* **REQUIREMENT**
Among the entries below, find how many lines carry the word "better" and state only that figure.

* **RECORDS PROVIDED**
template <bool CONSTR, bool PROF>
__device__ void commit_warp(const MatchArgs& a, ResolverShared& S, const Latest latest, const int cw,
                            unsigned* sbw) {
  const int lane = threadIdx.x & 31;
  unsigned long long n_fast = 0, n_group = 0, n_matched = 0, n_fallback = 0, n_slow_turn = 0, n_ztake = 0, n_relook = 0;
  unsigned long long prof[6] = {0, 0, 0, 0, 0, 0};
  const long long t_start = clock64();
  for (int g = cw;; g += NCW) {
    const int slot = g & (RING - 1);
    long long t0 = PROF ? clock64() : 0;
    bool quit = false;
    while (!mbar_try_wait(&S.res_bar[slot], (unsigned)(g >> 5) & 1u, 2000u)) {
      const int xg = S.exit_g;
      if (xg >= 0 && g > xg) { quit = true; break; }
    }
    if (quit) break;
    const SpecOut* R = &S.res[slot];
    const int type = R->type;
    if (PROF) prof[0] += (unsigned long long)(clock64() - t0);
    if (type == Q_EXIT) {
      while (chain_gdone(S.chain) != g) __nanosleep(20);
      if (lane == 0) a.stats[14] = (unsigned long long)(clock64() - t_start);
      break;
    }
    if (type == Q_END) {
      unsigned long long w;
      while (chain_gdone(w = S.chain) != g) __nanosleep(20);
      compiler_barrier();
      long long t4 = PROF ? clock64() : 0;
      const int b = S.q[slot].blk, lo = S.q[slot].lo;
      const int c = chain_ncommit(w), out_done = S.out_done;
      VmDyn* pub = a.dyn.d[b & 1];
      for (int e = lo + lane; e < c; e += 32) {
        int vm, k;
        const VmState st = load_log<CONSTR>(S, e, vm, k);
        if (latest.get(vm) == e) {
          __stcg(reinterpret_cast<double2*>(pub + vm), make_double2(st.ac, st.am));
          if (CONSTR) __stcg(reinterpret_cast<int2*>(a.dyn.n[b & 1] + vm), make_int2(st.an, st.pu));
        }
        if (e >= out_done) {
          a.assign[k] = vm;
          a.fail[k] = COOK_FAIL_NONE;
          a.ports_start[k] = CONSTR ? st.pu - a.kports[k] : 0;
        }
      }
      __syncwarp();
      if (lane == 0) {
        S.out_done = c;
        S.lo_ring[(b + 1) & 3] = c;
        const int nb = S.bk_ring[(b + 1) & 7] - S.bk_ring[b & 7];
        const int placed = c - S.blk_c0;
        long long want = placed > 0 ? ((long long)a.btarget * nb + placed - 1) / placed : a.bmax;
        want = min(want, (long long)min(a.bmax, 2 * S.last_b));
        const int nbn = max((int)want, a.bmin);
        S.last_b = nbn;
        S.blk_c0 = c;
        const int end2 = S.bk_ring[(b + 2) & 7] + nbn;
        S.bk_ring[(b + 3) & 7] = end2;
        __stcg(a.bk0 + b + 3, end2);
        __stcg(a.lo_g + b + 1, c);
        fence_cta();
        S.bk_known = b + 3;
        __threadfence();
        asm volatile("st.release.gpu.global.u32 [%0], %1;" ::"l"(a.published), "r"((unsigned)(b + 1)) : "memory");
        S.chain = chain_pack(g + 1, c);
        if (PROF && S.bk_ring[b & 7] < a.n_cons / 4) a.stats[15] = (unsigned long long)(clock64() - t_start);
      }
      __syncwarp();
      if (PROF) prof[4] += (unsigned long long)(clock64() - t4);
      continue;
    }
    const QEntry& qe = S.q[slot];
    JobRegs r;
    r.c = qe.jc; r.m = qe.jm; r.g = CONSTR ? qe.jg : 0.0; r.ports = CONSTR ? qe.jports : 0; r.j = qe.jj;
    const int k = qe.k;
    const bool grp = CONSTR && qe.grp;
    if (CONSTR) {
      const unsigned* sbrow = a.sbits + ((size_t)(qe.blk & 1) * a.bmax + qe.row) * a.sb_words;
      for (int wd = lane; wd < a.sb_words; wd += 32) sbw[wd] = __ldcg(sbrow + wd);
      __syncwarp();
    }
    auto join_groups = [&](int wv) {
      for (int q = a.jb.group_off[r.j]; q < a.jb.group_off[r.j + 1]; q++) {
        const int gi = a.jb.group_idx[q];
        const int n = __ldcg(a.gr.gp_n + gi);
        __stcg(a.gr.gp_vm + a.gr.gp_off[gi] + n, wv);
        __threadfence();
        __stcg(a.gr.gp_n + gi, n + 1);
      }
      __threadfence();
    };
    const int s = R->s, n = R->n;
    const bool r_complete = R->complete != 0;
    const double r_zf = R->zf;
    const int r_zv = R->zv;
    const int el = s + lane;
    const double yf = lane < n ? R->c[lane & (KC - 1)].f : 0.0;
    const int yv = lane < n ? R->c[lane & (KC - 1)].vm : 0x7fffffff;
    static_assert(KC <= 32 && (KC & (KC - 1)) == 0, "one candidate per lane");
    constexpr int TD = 3;
    double tf[TD];
    int tv[TD], ts[TD], d = 0;
#pragma unroll
    for (int i = 0; i < TD; i++) { tf[i] = 0.0; tv[i] = 0x7fffffff; ts[i] = 0; }
    bool more = false, have = false;
    int c_seen = s;
    long long t1 = PROF ? clock64() : 0;
    unsigned long long w;
    int c = 0;
  relook:
    while (true) {
      w = S.chain;
      compiler_barrier();
      const int gd = chain_gdone(w);
      const int c_now = chain_ncommit(w);
      const bool mine = gd == g;
      if (!have) {
        double xf = 0.0;
        int x_vm = 0x7fffffff;
        if (el < c_now) {
          int kk;
          const VmState x = load_log<CONSTR>(S, el, x_vm, kk);
          xf = eval_res<CONSTR>(a, r, x_vm, x, grp, CONSTR ? sb_shared(sbw, x_vm) : true);
        }
        c_seen = c_now;
        bool xin = el < c_seen && xf > 0.0 && latest.get(x_vm) == el;
        bool ok = lane < n && latest.get(yv) < s;
        const int nvalid = __popc(__ballot_sync(0xffffffffu, xin)) + __popc(__ballot_sync(0xffffffffu, ok));
        more = nvalid > TD;
        d = min(nvalid, TD);
#pragma unroll
        for (int rnd = 0; rnd < TD; rnd++) {
          const bool use_y = ok && (!xin || better(yf, yv, xf, x_vm));
          const double lf = use_y ? yf : (xin ? xf : 0.0);
          const int lv = use_y ? yv : (xin ? x_vm : 0x7fffffff);
          int bv, bl;
          const double bf = warp_argmax_fast(lf, lv, bv, bl);
          const bool by = __shfl_sync(0xffffffffu, use_y ? 1 : 0, bl) != 0;
          tf[rnd] = bf; tv[rnd] = bv; ts[rnd] = by ? ~bl : s + bl;
          if (lane == bl) { if (use_y) ok = false; else xin = false; }
        }
        have = true;
        if (mine) n_slow_turn++;
        continue;
      }
      if (mine && c_now <= c_seen + 1) { c = c_now; break; }
      if (c_now > c_seen) {
        int nvm, kk;
        const VmState ne = load_log<CONSTR>(S, c_seen, nvm, kk);
// ... 37 lines not shown
    int ne_vm = -1;
    double nf = 0.0;
    if (c > c_seen) {
      int kk;
      ne = load_log<CONSTR>(S, c_seen, ne_vm, kk);
      nf = eval_res<CONSTR>(a, r, ne_vm, ne, grp, CONSTR ? sb_shared(sbw, ne_vm) : true);
    }
    const bool first = !(d > 0 && tv[0] == ne_vm);
    const bool known = first ? (d > 0 || !more) : (d > 1 || !more);
    if (!known) {
      have = false;
      n_relook++;
      goto relook;
    }
    const double pf = first ? (d > 0 ? tf[0] : 0.0) : (d > 1 ? tf[1] : 0.0);
    const int pv = first ? (d > 0 ? tv[0] : 0x7fffffff) : (d > 1 ? tv[1] : 0x7fffffff);
    const int ps = first ? ts[0] : ts[1];
    const bool take_new = nf > 0.0 && better(nf, ne_vm, pf, pv);
    const double wf = take_new ? nf : pf;
    const int wv0 = take_new ? ne_vm : pv;
    const bool exact = known && (r_complete || (wf > 0.0 && better(wf, wv0, r_zf, r_zv)));
    const bool take_z = !exact && known && R->z_real != 0 && ne_vm != r_zv && latest.get(r_zv) < s;
    int wv = -1;
    auto append = [&](int vm, VmState st) {
      st.ac = st.ac + r.c; st.am = st.am + r.m; st.an += 1; st.pu += r.ports;
      store_log<CONSTR>(S, c, vm, k, st);
      latest.set(vm, c);
      if (grp) join_groups(vm);
      fence_cta();
      S.chain = chain_pack(g + 1, c + 1);
    };
    if (grp && group_version(a, r.j) != R->gver) {
      const QEntry q2 = qe;
      VmState ws;
      wv = resolve_group_job<CONSTR>(a, S, latest, q2, ws);
      n_group++;
      if (lane == 0) {
        if (wv >= 0) append(wv, ws);
        else S.chain = chain_pack(g + 1, c);
      }
    } else if (take_z) {
      n_fast++;
      n_ztake++;
      wv = r_zv;
      if (lane == 0) append(wv, R->c[KC].st);
    } else if (exact) {
      n_fast++;
      if (wf > 0.0) {
        wv = wv0;
        if (!take_new) {
          int vm2, kk;
          if (ps >= 0) ne = load_log<CONSTR>(S, ps, vm2, kk);
          else ne = R->c[(~ps) & (KC - 1)].st;
        }
        if (lane == 0) append(wv, ne);
      } else if (lane == 0) {
        S.chain = chain_pack(g + 1, c);
      }
    } else {
      const QEntry q2 = qe;
      const long long tf0 = PROF ? clock64() : 0;
      spec_job_fallback<CONSTR>(a, S, latest, q2, c);
      if (PROF) prof[5] += (unsigned long long)(clock64() - tf0);
      n_fallback++;
      const bool got = S.res[RING].n > 0;
      if (lane == 0) {
        if (got) append(S.res[RING].c[0].vm, S.res[RING].c[0].st);
        else S.chain = chain_pack(g + 1, c);
      }
      if (got) wv = 0;
    }
    if (wv >= 0) n_matched++;
    __syncwarp();
    if (PROF) prof[2] += (unsigned long long)(clock64() - t2);
  }
  if (lane == 0) {
    atomicAdd(a.stats + 0, n_fast); atomicAdd(a.stats + 2, n_group); atomicAdd(a.stats + 3, n_matched);
    atomicAdd(a.stats + 4, n_fallback); atomicAdd(a.stats + 7, n_slow_turn); atomicAdd(a.stats + 24, n_ztake); atomicAdd(a.stats + 25, n_relook);
    for (int i = 0; i < 6; i++) atomicAdd(a.stats + 8 + i, prof[i]);
  }
}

* **EXERCISE RESULT**
3